*SUPPLIED INFORMATION*:
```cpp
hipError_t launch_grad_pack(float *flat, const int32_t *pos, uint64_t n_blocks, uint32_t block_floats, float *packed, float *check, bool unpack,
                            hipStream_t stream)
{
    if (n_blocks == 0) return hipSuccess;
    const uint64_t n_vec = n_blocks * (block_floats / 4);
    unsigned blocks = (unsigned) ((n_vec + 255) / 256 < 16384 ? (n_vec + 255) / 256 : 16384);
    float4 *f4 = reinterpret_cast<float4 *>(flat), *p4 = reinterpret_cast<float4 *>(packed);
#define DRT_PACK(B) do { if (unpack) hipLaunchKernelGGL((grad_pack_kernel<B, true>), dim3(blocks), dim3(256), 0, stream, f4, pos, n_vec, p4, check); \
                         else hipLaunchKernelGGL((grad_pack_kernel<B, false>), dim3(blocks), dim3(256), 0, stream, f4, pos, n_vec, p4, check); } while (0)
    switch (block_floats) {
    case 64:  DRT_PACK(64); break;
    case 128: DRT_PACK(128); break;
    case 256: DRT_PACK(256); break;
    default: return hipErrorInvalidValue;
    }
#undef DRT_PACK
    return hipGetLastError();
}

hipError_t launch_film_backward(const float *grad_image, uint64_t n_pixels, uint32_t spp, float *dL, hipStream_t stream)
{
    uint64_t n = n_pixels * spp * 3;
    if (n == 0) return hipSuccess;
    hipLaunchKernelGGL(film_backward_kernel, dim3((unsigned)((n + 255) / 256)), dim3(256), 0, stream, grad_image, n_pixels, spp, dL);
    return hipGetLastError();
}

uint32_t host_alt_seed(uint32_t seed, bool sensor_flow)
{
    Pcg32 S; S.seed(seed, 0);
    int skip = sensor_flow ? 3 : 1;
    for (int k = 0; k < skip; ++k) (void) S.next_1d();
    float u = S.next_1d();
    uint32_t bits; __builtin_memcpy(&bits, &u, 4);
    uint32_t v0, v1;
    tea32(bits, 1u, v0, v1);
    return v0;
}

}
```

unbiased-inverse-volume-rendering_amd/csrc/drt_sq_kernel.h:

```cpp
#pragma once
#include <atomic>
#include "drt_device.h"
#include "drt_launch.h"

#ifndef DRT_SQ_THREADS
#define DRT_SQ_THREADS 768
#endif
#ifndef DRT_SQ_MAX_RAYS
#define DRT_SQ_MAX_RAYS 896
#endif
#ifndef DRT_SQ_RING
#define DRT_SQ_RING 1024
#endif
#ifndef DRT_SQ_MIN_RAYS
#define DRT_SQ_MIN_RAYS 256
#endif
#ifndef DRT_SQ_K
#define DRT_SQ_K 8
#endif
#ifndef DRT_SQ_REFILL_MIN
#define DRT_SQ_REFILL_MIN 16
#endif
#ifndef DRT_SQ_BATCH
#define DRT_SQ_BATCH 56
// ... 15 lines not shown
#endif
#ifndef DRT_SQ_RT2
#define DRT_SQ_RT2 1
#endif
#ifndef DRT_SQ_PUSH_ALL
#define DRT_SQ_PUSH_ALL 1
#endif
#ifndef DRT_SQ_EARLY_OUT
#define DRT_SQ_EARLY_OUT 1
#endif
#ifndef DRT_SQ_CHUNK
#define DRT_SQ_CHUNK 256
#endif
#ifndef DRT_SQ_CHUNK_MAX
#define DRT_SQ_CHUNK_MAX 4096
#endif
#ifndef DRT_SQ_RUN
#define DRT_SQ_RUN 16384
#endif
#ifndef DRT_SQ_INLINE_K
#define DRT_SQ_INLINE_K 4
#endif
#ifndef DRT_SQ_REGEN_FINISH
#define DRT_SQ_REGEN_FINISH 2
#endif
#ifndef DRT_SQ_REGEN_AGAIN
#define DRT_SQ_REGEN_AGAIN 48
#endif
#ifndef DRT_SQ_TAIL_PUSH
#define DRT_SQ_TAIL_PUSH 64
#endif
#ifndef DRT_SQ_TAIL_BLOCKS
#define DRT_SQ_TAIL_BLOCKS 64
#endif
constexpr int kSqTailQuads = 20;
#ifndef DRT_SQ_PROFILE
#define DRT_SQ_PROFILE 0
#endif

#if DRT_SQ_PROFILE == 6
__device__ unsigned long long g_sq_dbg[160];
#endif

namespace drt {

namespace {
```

*TASK INSTRUCTIONS*: To complete the exercise, print all of the entries exactly.

*SOLUTION TO THIS TASK*:
```cpp
hipError_t launch_grad_pack(float *flat, const int32_t *pos, uint64_t n_blocks, uint32_t block_floats, float *packed, float *check, bool unpack,
                            hipStream_t stream)
{
    if (n_blocks == 0) return hipSuccess;
    const uint64_t n_vec = n_blocks * (block_floats / 4);
    unsigned blocks = (unsigned) ((n_vec + 255) / 256 < 16384 ? (n_vec + 255) / 256 : 16384);
    float4 *f4 = reinterpret_cast<float4 *>(flat), *p4 = reinterpret_cast<float4 *>(packed);
#define DRT_PACK(B) do { if (unpack) hipLaunchKernelGGL((grad_pack_kernel<B, true>), dim3(blocks), dim3(256), 0, stream, f4, pos, n_vec, p4, check); \
                         else hipLaunchKernelGGL((grad_pack_kernel<B, false>), dim3(blocks), dim3(256), 0, stream, f4, pos, n_vec, p4, check); } while (0)
    switch (block_floats) {
    case 64:  DRT_PACK(64); break;
    case 128: DRT_PACK(128); break;
    case 256: DRT_PACK(256); break;
    default: return hipErrorInvalidValue;
    }
#undef DRT_PACK
    return hipGetLastError();
}

hipError_t launch_film_backward(const float *grad_image, uint64_t n_pixels, uint32_t spp, float *dL, hipStream_t stream)
{
    uint64_t n = n_pixels * spp * 3;
    if (n == 0) return hipSuccess;
    hipLaunchKernelGGL(film_backward_kernel, dim3((unsigned)((n + 255) / 256)), dim3(256), 0, stream, grad_image, n_pixels, spp, dL);
    return hipGetLastError();
}

uint32_t host_alt_seed(uint32_t seed, bool sensor_flow)
{
    Pcg32 S; S.seed(seed, 0);
    int skip = sensor_flow ? 3 : 1;
    for (int k = 0; k < skip; ++k) (void) S.next_1d();
    float u = S.next_1d();
    uint32_t bits; __builtin_memcpy(&bits, &u, 4);
    uint32_t v0, v1;
    tea32(bits, 1u, v0, v1);
    return v0;
}

}
```

unbiased-inverse-volume-rendering_amd/csrc/drt_sq_kernel.h:

```cpp
#pragma once
#include <atomic>
#include "drt_device.h"
#include "drt_launch.h"

#ifndef DRT_SQ_THREADS
#define DRT_SQ_THREADS 768
#endif
#ifndef DRT_SQ_MAX_RAYS
#define DRT_SQ_MAX_RAYS 896
#endif
#ifndef DRT_SQ_RING
#define DRT_SQ_RING 1024
#endif
#ifndef DRT_SQ_MIN_RAYS
#define DRT_SQ_MIN_RAYS 256
#endif
#ifndef DRT_SQ_K
#define DRT_SQ_K 8
#endif
#ifndef DRT_SQ_REFILL_MIN
#define DRT_SQ_REFILL_MIN 16
#endif
#ifndef DRT_SQ_BATCH
#define DRT_SQ_BATCH 56
// ... 15 lines not shown
#endif
#ifndef DRT_SQ_RT2
#define DRT_SQ_RT2 1
#endif
#ifndef DRT_SQ_PUSH_ALL
#define DRT_SQ_PUSH_ALL 1
#endif
#ifndef DRT_SQ_EARLY_OUT
#define DRT_SQ_EARLY_OUT 1
#endif
#ifndef DRT_SQ_CHUNK
#define DRT_SQ_CHUNK 256
#endif
#ifndef DRT_SQ_CHUNK_MAX
#define DRT_SQ_CHUNK_MAX 4096
#endif
#ifndef DRT_SQ_RUN
#define DRT_SQ_RUN 16384
#endif
#ifndef DRT_SQ_INLINE_K
#define DRT_SQ_INLINE_K 4
#endif
#ifndef DRT_SQ_REGEN_FINISH
#define DRT_SQ_REGEN_FINISH 2
#endif
#ifndef DRT_SQ_REGEN_AGAIN
#define DRT_SQ_REGEN_AGAIN 48
#endif
#ifndef DRT_SQ_TAIL_PUSH
#define DRT_SQ_TAIL_PUSH 64
#endif
#ifndef DRT_SQ_TAIL_BLOCKS
#define DRT_SQ_TAIL_BLOCKS 64
#endif
constexpr int kSqTailQuads = 20;
#ifndef DRT_SQ_PROFILE
#define DRT_SQ_PROFILE 0
#endif

#if DRT_SQ_PROFILE == 6
__device__ unsigned long long g_sq_dbg[160];
#endif

namespace drt {

namespace {
```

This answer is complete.